* EXERCISE DETAILS
Set down the listing below verbatim, but only from its first line through the line containing "const float* __restrict__ raw, int".

* DATA PROVIDED

------------

template <int TY, int TX, int R, int CAP, int NB, int GLV = 0>
__global__ __launch_bounds__(256, 2) void msda_window_kernel(const float* __restrict__ value,
                                                             const int64_t* __restrict__ shapes,
                                                             const int64_t* __restrict__ lsi,
                                                             const float* __restrict__ raw, int ld_raw,
                                                             const float* __restrict__ ref, float* __restrict__ out,
                                                             int Lq, long v_bs, int v_rs, int tiles_y, int tiles_x, int ql,
                                                             unsigned* __restrict__ slow_groups) {
    constexpr int POINTS = 4, LP = LEVELS * POINTS, ITERS = (TY * TX) / 32;
    extern __shared__ __attribute__((aligned(16))) unsigned char win[];
    const int tid = threadIdx.x, lane = tid & 63;
    const int wave = __builtin_amdgcn_readfirstlane(tid >> 6);
    const int g = lane >> 3, k = lane & 7;
    const int m = (int)(blockIdx.x & 7u);
    unsigned tile = blockIdx.x >> 3;
    const int tx = (int)(tile % (unsigned)tiles_x);
    tile /= (unsigned)tiles_x;
    const int ty = (int)(tile % (unsigned)tiles_y);
    const int b = (int)(tile / (unsigned)tiles_y);
    const int l = k >> 1;

    int Hs[LEVELS], Ws[LEVELS];
    unsigned lv[LEVELS];
#pragma unroll
    for (int i = 0; i < LEVELS; ++i) {
        Hs[i] = (int)shapes[2 * i];
        Ws[i] = (int)shapes[2 * i + 1];
        lv[i] = (unsigned)lsi[i];
    }
    const int Hq = ql == 0 ? Hs[0] : ql == 1 ? Hs[1] : ql == 2 ? Hs[2] : Hs[3];
    const int Wq = ql == 0 ? Ws[0] : ql == 1 ? Ws[1] : ql == 2 ? Ws[2] : Ws[3];
    const long q0 = (long)b * Lq + (long)(ql == 0 ? lv[0] : ql == 1 ? lv[1] : ql == 2 ? lv[2] : lv[3]);
    const int y0t = ty * TY, x0t = tx * TX;
    const int y1t = min(y0t + TY, Hq) - 1, x1t = min(x0t + TX, Wq) - 1;
    const long qa = q0 + (long)y0t * Wq + x0t, qz = q0 + (long)y1t * Wq + x1t;
    const float rxa = ref[qa * 2], rya = ref[qa * 2 + 1], rxz = ref[qz * 2], ryz = ref[qz * 2 + 1];
    int wx0[LEVELS], wy0[LEVELS], wx1[LEVELS], wy1[LEVELS], wwd[LEVELS];
#pragma unroll
    for (int i = 0; i < LEVELS; ++i) {
        int ax = (int)floorf(fminf(rxa, rxz) * Ws[i] - 0.5f) - R, zx = (int)floorf(fmaxf(rxa, rxz) * Ws[i] - 0.5f) + R + 1;
        int ay = (int)floorf(fminf(rya, ryz) * Hs[i] - 0.5f) - R, zy = (int)floorf(fmaxf(rya, ryz) * Hs[i] - 0.5f) + R + 1;
        ax = max(ax, 0); ay = max(ay, 0); zx = min(zx, Ws[i] - 1); zy = min(zy, Hs[i] - 1);
        if (zx < ax) zx = ax;
        if (zy < ay) zy = ay;
        int w_ = zx - ax + 1, h_ = zy - ay + 1;
        if (w_ > CAP) { w_ = CAP; zx = ax + w_ - 1; }
        if (w_ * h_ > CAP) { h_ = CAP / w_; zy = ay + h_ - 1; }
        wx0[i] = ax; wy0[i] = ay; wx1[i] = zx; wy1[i] = zy; wwd[i] = w_;
    }
    const int H = l == 0 ? Hs[0] : l == 1 ? Hs[1] : l == 2 ? Hs[2] : Hs[3];
    const int W = l == 0 ? Ws[0] : l == 1 ? Ws[1] : l == 2 ? Ws[2] : Ws[3];
    const int mx0 = l == 0 ? wx0[0] : l == 1 ? wx0[1] : l == 2 ? wx0[2] : wx0[3];
    const int my0 = l == 0 ? wy0[0] : l == 1 ? wy0[1] : l == 2 ? wy0[2] : wy0[3];
    const int mx1 = l == 0 ? wx1[0] : l == 1 ? wx1[1] : l == 2 ? wx1[2] : wx1[3];
    const int my1 = l == 0 ? wy1[0] : l == 1 ? wy1[1] : l == 2 ? wy1[2] : wy1[3];
    const int mww = l == 0 ? wwd[0] : l == 1 ? wwd[1] : l == 2 ? wwd[2] : wwd[3];
    const unsigned lvl = l == 0 ? lv[0] : l == 1 ? lv[1] : l == 2 ? lv[2] : lv[3];
    const float Hf = (float)H, Wf = (float)W;
    const float rW = 1.f / Wf, rH = 1.f / Hf;

    const __amdgpu_buffer_rsrc_t rs = gom_buffer_rsrc(value + (size_t)b * v_bs, 0x7FFFFFFF);
    const unsigned mine = (unsigned)k * 16u;
    const unsigned head = (unsigned)(m * CH) * 4u;

    float sw1[ITERS][2], sw2[ITERS][2], sw3[ITERS][2], sw4[ITERS][2];
    unsigned pk[ITERS][2];
    unsigned go1[GLV ? ITERS : 1][2], go2[GLV ? ITERS : 1][2], go3[GLV ? ITERS : 1][2], go4[GLV ? ITERS : 1][2];
    f32x4 acc[ITERS];
    long qrow[ITERS];
    bool fast[ITERS], live[ITERS];
    f32x4 offs[ITERS];
    float lga[ITERS], lgb[ITERS], rxs[ITERS], rys[ITERS];
#pragma unroll
    for (int it = 0; it < ITERS; ++it) {
        const int j = (wave * ITERS + it) * 8 + g;
        const int jy = j / TX, jx = j - jy * TX;
        const int qy = y0t + jy, qx = x0t + jx;
        live[it] = qy <= y1t && qx <= x1t;
        const long q_global = q0 + (long)(live[it] ? qy : y0t) * Wq + (live[it] ? qx : x0t);
        qrow[it] = q_global;
        const float* op = raw + (size_t)q_global * ld_raw + m * (LP * 2) + 4 * k;
        const float* lp = raw + (size_t)q_global * ld_raw + HEADS * LP * 2 + m * LP + 2 * k;
        offs[it] = *reinterpret_cast<const f32x4*>(op);
        lga[it] = lp[0];
        lgb[it] = lp[1];
        rxs[it] = ref[q_global * 2];
        rys[it] = ref[q_global * 2 + 1];
    }
#define MSDA_GEOMETRY(IT, T, OFF4, RX, RY, E, INV_SUM, OK, SO)                                                    \
    {                                                                                                             \
        const float ox = (OFF4)[2 * (T)], oy = (OFF4)[2 * (T) + 1];                                               \
        float qx_ = ox * rW, qy_ = oy * rH;                                                                       \
        qx_ = fmaf(fmaf(-qx_, Wf, ox), rW, qx_);                                                                  \
        qy_ = fmaf(fmaf(-qy_, Hf, oy), rH, qy_);                                                                  \
        const float lx = (RX) + qx_, ly = (RY) + qy_;                                                             \
        const float w = (E) * (INV_SUM);                                                                          \
        const float h_im = ly * H - 0.5f, w_im = lx * W - 0.5f;                                                   \
        const bool inside = h_im > -1.f && w_im > -1.f && h_im < Hf && w_im < Wf;                                 \
        const float hf = floorf(h_im), wf = floorf(w_im);                                                         \
        const float lh = h_im - hf, lw = w_im - wf;                                                               \
        const float hh = 1.f - lh, hw = 1.f - lw;                                                                 \
        const int h_low = inside ? (int)hf : 0, w_low = inside ? (int)wf : 0;                                     \
        const bool y0 = h_low >= 0, y1 = h_low + 1 <= H - 1;                                                      \
        const bool x0 = w_low >= 0, x1 = w_low + 1 <= W - 1;                                                      \
        const int yc0 = y0 ? h_low : 0, yc1 = y1 ? h_low + 1 : H - 1;                                             \
        const int xc0 = x0 ? w_low : 0, xc1 = x1 ? w_low + 1 : W - 1;                                             \
        const unsigned r0 = lvl + (unsigned)(yc0 * W), r1 = lvl + (unsigned)(yc1 * W);                            \
        SO##1 = (r0 + xc0) * (unsigned)v_rs * 4u + head;                                                          \
        SO##2 = (r0 + xc1) * (unsigned)v_rs * 4u + head;                                                          \
        SO##3 = (r1 + xc0) * (unsigned)v_rs * 4u + head;                                                          \
        SO##4 = (r1 + xc1) * (unsigned)v_rs * 4u + head;                                                          \
        const float ww_ = inside ? w : 0.f;                                                                       \
        sw1[IT][T] = ((y0 && x0) ? hh * hw : 0.f) * ww_;                                                          \
        sw2[IT][T] = ((y0 && x1) ? hh * lw : 0.f) * ww_;                                                          \
        sw3[IT][T] = ((y1 && x0) ? lh * hw : 0.f) * ww_;                                                          \
        sw4[IT][T] = ((y1 && x1) ? lh * lw : 0.f) * ww_;                                                          \
         \
        OK = !inside || l < GLV || (yc0 >= my0 && yc1 <= my1 && xc0 >= mx0 && xc1 <= mx1);                        \
        const bool use = inside && OK;                          \
        const int ly0 = use ? yc0 - my0 : 0, lx0 = use ? xc0 - mx0 : 0;                                           \
        const unsigned la_ = (unsigned)((ly0 * mww + lx0) * 128);                                                 \
        pk[IT][T] = la_ | ((use && xc1 != xc0) ? (1u << 20) : 0u) | ((use && yc1 != yc0) ? (1u << 21) : 0u);      \
    }
    unsigned any_slow = 0;
#pragma unroll
    for (int it = 0; it < ITERS; ++it) {
        const float lg0 = lga[it], lg1 = lgb[it];
        float mx = fmaxf(lg0, lg1);
        mx = fmaxf(mx, __builtin_bit_cast(float, __builtin_amdgcn_ds_swizzle(__builtin_bit_cast(int, mx), 0x1F | (1 << 10))));
        mx = fmaxf(mx, __builtin_bit_cast(float, __builtin_amdgcn_ds_swizzle(__builtin_bit_cast(int, mx), 0x1F | (2 << 10))));
        mx = fmaxf(mx, __builtin_bit_cast(float, __builtin_amdgcn_ds_swizzle(__builtin_bit_cast(int, mx), 0x1F | (4 << 10))));
        const float e0 = expf(lg0 - mx), e1 = expf(lg1 - mx);
        float sum = 0.f;
#pragma unroll
        for (int o = 0; o < 8; ++o) {
            sum += group8_read(e0, o);
            sum += group8_read(e1, o);
        }
        const float inv_sum = 1.f / sum;
        bool ok0, ok1;
        unsigned sa1, sa2, sa3, sa4, sb1, sb2, sb3, sb4;
        MSDA_GEOMETRY(it, 0, offs[it], rxs[it], rys[it], e0, inv_sum, ok0, sa)
        MSDA_GEOMETRY(it, 1, offs[it], rxs[it], rys[it], e1, inv_sum, ok1, sb)
        if constexpr (GLV > 0) {
            go1[it][0] = sa1; go2[it][0] = sa2; go3[it][0] = sa3; go4[it][0] = sa4;
            go1[it][1] = sb1; go2[it][1] = sb2; go3[it][1] = sb3; go4[it][1] = sb4;
        }
        (void)sa1; (void)sa2; (void)sa3; (void)sa4; (void)sb1; (void)sb2; (void)sb3; (void)sb4;
        fast[it] = __builtin_amdgcn_ballot_w64(!(ok0 && ok1)) == 0;
        any_slow |= fast[it] ? 0u : 1u;
        acc[it] = f32x4{0.f, 0.f, 0.f, 0.f};
    }

    auto fill = [&](auto LEVC, unsigned char* buf) {
        constexpr int lev = decltype(LEVC)::value;
        const int ww_ = wwd[lev], n_lines = ww_ * (wy1[lev] - wy0[lev] + 1);
        const float inv_w = 1.f / (float)ww_;
        for (int base = wave * 8; base < n_lines; base += 32) {
            int line = base + g;
            if (line > n_lines - 1) line = n_lines - 1;
            int yy = (int)(((float)line + 0.5f) * inv_w);
            int xx = line - yy * ww_;
            if (xx < 0) { --yy; xx += ww_; }
            if (xx >= ww_) { ++yy; xx -= ww_; }
            const unsigned src = (lv[lev] + (unsigned)((wy0[lev] + yy) * Ws[lev] + wx0[lev] + xx)) * (unsigned)v_rs * 4u + head + mine;
            __builtin_amdgcn_raw_ptr_buffer_load_lds(rs, (__attribute__((address_space(3))) void*)(buf + (size_t)base * 128), 16,
                                                     (int)src, 0, 0, 0);
        }
    };
    auto bcast = [](float v, int owner) { return group8_read(v, owner); };
    auto level_samples = [&](auto LEVC, const unsigned char* buf) {
        constexpr int lev = decltype(LEVC)::value;
        typedef __attribute__((address_space(3))) f32x4 LdsF4;
        const unsigned mine_lds = mine + (unsigned)(size_t)buf;
        const unsigned row_bytes = (unsigned)wwd[lev] * 128u;
#pragma unroll
        for (int pnt = 0; pnt < POINTS; ++pnt) {
            const int i = lev * POINTS + pnt, o = i >> 1, t = i & 1;
#pragma unroll
            for (int half = 0; half < ITERS; half += NB) {
                bool any_fast = false;
#pragma unroll
                for (int u = 0; u < NB; ++u) any_fast = any_fast || fast[half + u];
                if (!any_fast) continue;
                unsigned word[NB];
                float w1[NB], w2[NB], w3[NB], w4[NB];
#pragma unroll
                for (int u = 0; u < NB; ++u) {
                    const int it = half + u;
                    asm volatile("" : "+v"(pk[it][t]), "+v"(sw1[it][t]), "+v"(sw2[it][t]), "+v"(sw3[it][t]), "+v"(sw4[it][t]));
                    word[u] = __builtin_bit_cast(unsigned, bcast(__builtin_bit_cast(float, pk[it][t]), o));
                    w1[u] = bcast(sw1[it][t], o);
                    w2[u] = bcast(sw2[it][t], o);
                    w3[u] = bcast(sw3[it][t], o);
                    w4[u] = bcast(sw4[it][t], o);
                }
                f32x4 v1[NB], v2[NB], v3[NB], v4[NB];
#pragma unroll
                for (int u = 0; u < NB; ++u) {
                    const unsigned a1 = (word[u] & 0xFFFFFu) + mine_lds;
                    const unsigned dx = (word[u] >> 20) & 1u, dy = (word[u] >> 21) & 1u;
                    unsigned a2 = a1 + dx * 128u, a3 = a1 + dy * row_bytes, a4 = a3 + dx * 128u;
                    asm volatile("" : "+v"(a2), "+v"(a3), "+v"(a4));
                    v1[u] = *reinterpret_cast<const LdsF4*>((size_t)a1);
                    v2[u] = *reinterpret_cast<const LdsF4*>((size_t)a2);
                    v3[u] = *reinterpret_cast<const LdsF4*>((size_t)a3);
                    v4[u] = *reinterpret_cast<const LdsF4*>((size_t)a4);
                }
#pragma unroll
                for (int u = 0; u < NB; ++u) {
                    msda_fma4(acc[half + u], w1[u], v1[u]);
                    msda_fma4(acc[half + u], w2[u], v2[u]);
                    msda_fma4(acc[half + u], w3[u], v3[u]);
                    msda_fma4(acc[half + u], w4[u], v4[u]);
                }
                __builtin_amdgcn_sched_barrier(0);
            }
        }
    };
#define MSDA_LEVEL_SINGLE(L)                                                                                      \
    {                                                                                                             \
        __syncthreads();                                                 \
        fill(std::integral_constant<int, L>{}, win);                                                              \
        asm volatile("s_waitcnt vmcnt(0)" ::: "memory");                                                          \
        __syncthreads();                                                                                          \
        level_samples(std::integral_constant<int, L>{}, win);                                                     \
    }
    auto level_gather = [&](auto LEVC) {
        constexpr int lev = decltype(LEVC)::value;
#pragma unroll
        for (int pnt = 0; pnt < POINTS; ++pnt) {
            const int i = lev * POINTS + pnt, o = i >> 1, t = i & 1;
#pragma unroll
            for (int half = 0; half < ITERS; half += NB) {
                bool any_fast = false;
#pragma unroll
                for (int u = 0; u < NB; ++u) any_fast = any_fast || fast[half + u];
                if (!any_fast) continue;
                unsigned a1[NB], a2[NB], a3[NB], a4[NB];
                float w1[NB], w2[NB], w3[NB], w4[NB];
#pragma unroll
                for (int u = 0; u < NB; ++u) {
                    const int it = half + u;
                    asm volatile("" : "+v"(go1[it][t]), "+v"(go2[it][t]), "+v"(go3[it][t]), "+v"(go4[it][t]));
                    asm volatile("" : "+v"(sw1[it][t]), "+v"(sw2[it][t]), "+v"(sw3[it][t]), "+v"(sw4[it][t]));
                    a1[u] = __builtin_bit_cast(unsigned, bcast(__builtin_bit_cast(float, go1[it][t]), o)) + mine;
                    a2[u] = __builtin_bit_cast(unsigned, bcast(__builtin_bit_cast(float, go2[it][t]), o)) + mine;
                    a3[u] = __builtin_bit_cast(unsigned, bcast(__builtin_bit_cast(float, go3[it][t]), o)) + mine;
                    a4[u] = __builtin_bit_cast(unsigned, bcast(__builtin_bit_cast(float, go4[it][t]), o)) + mine;
// ... 2 lines not shown
                    w3[u] = bcast(sw3[it][t], o);
                    w4[u] = bcast(sw4[it][t], o);
                }
                f32x4 v1[NB], v2[NB], v3[NB], v4[NB];
#pragma unroll
                for (int u = 0; u < NB; ++u) {
                    v1[u] = __builtin_bit_cast(f32x4, __builtin_amdgcn_raw_buffer_load_b128(rs, (int)a1[u], 0, 0));
                    v2[u] = __builtin_bit_cast(f32x4, __builtin_amdgcn_raw_buffer_load_b128(rs, (int)a2[u], 0, 0));
                    v3[u] = __builtin_bit_cast(f32x4, __builtin_amdgcn_raw_buffer_load_b128(rs, (int)a3[u], 0, 0));
                    v4[u] = __builtin_bit_cast(f32x4, __builtin_amdgcn_raw_buffer_load_b128(rs, (int)a4[u], 0, 0));
                }
#pragma unroll
                for (int u = 0; u < NB; ++u) {
                    msda_fma4(acc[half + u], w1[u], v1[u]);
                    msda_fma4(acc[half + u], w2[u], v2[u]);
                    msda_fma4(acc[half + u], w3[u], v3[u]);
                    msda_fma4(acc[half + u], w4[u], v4[u]);
                }
                __builtin_amdgcn_sched_barrier(0);
            }
        }
    };
    static_assert(GLV == 0 || GLV == 1, "only the finest level is ever gathered");
    if constexpr (GLV == 0) {
        MSDA_LEVEL_SINGLE(0)
    } else {
        fill(std::integral_constant<int, 1>{}, win);
        level_gather(std::integral_constant<int, 0>{});
    }
    if constexpr (GLV == 0) {
        MSDA_LEVEL_SINGLE(1)
    } else {
        asm volatile("s_waitcnt vmcnt(0)" ::: "memory");
        __syncthreads();
        level_samples(std::integral_constant<int, 1>{}, win);
    }
    MSDA_LEVEL_SINGLE(2) MSDA_LEVEL_SINGLE(3)
#undef MSDA_LEVEL_SINGLE
    if (any_slow) {
        if (slow_groups && lane == 0) {
            unsigned n_slow = 0;
#pragma unroll
            for (int it = 0; it < ITERS; ++it) n_slow += fast[it] ? 0u : 1u;
            atomicAdd(slow_groups, n_slow);
        }
#pragma unroll
        for (int it = 0; it < ITERS; ++it) {
            if (fast[it]) continue;
            const long q_global = qrow[it];
            const f32x4 off4 = *reinterpret_cast<const f32x4*>(raw + (size_t)q_global * ld_raw + m * (LP * 2) + 4 * k);
            const float* lp = raw + (size_t)q_global * ld_raw + HEADS * LP * 2 + m * LP + 2 * k;
            const float lg0 = lp[0], lg1 = lp[1];
            float mx = fmaxf(lg0, lg1);
            mx = fmaxf(mx, __builtin_bit_cast(float, __builtin_amdgcn_ds_swizzle(__builtin_bit_cast(int, mx), 0x1F | (1 << 10))));
            mx = fmaxf(mx, __builtin_bit_cast(float, __builtin_amdgcn_ds_swizzle(__builtin_bit_cast(int, mx), 0x1F | (2 << 10))));
            mx = fmaxf(mx, __builtin_bit_cast(float, __builtin_amdgcn_ds_swizzle(__builtin_bit_cast(int, mx), 0x1F | (4 << 10))));
            const float e0 = expf(lg0 - mx), e1 = expf(lg1 - mx);
            float sum = 0.f;
#pragma unroll
            for (int o = 0; o < 8; ++o) {
// ... 44 lines not shown
    return GOM_OK;
}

------------

* ANSWER BOX
template <int TY, int TX, int R, int CAP, int NB, int GLV = 0>
__global__ __launch_bounds__(256, 2) void msda_window_kernel(const float* __restrict__ value,
                                                             const int64_t* __restrict__ shapes,
                                                             const int64_t* __restrict__ lsi,
                                                             const float* __restrict__ raw, int ld_raw,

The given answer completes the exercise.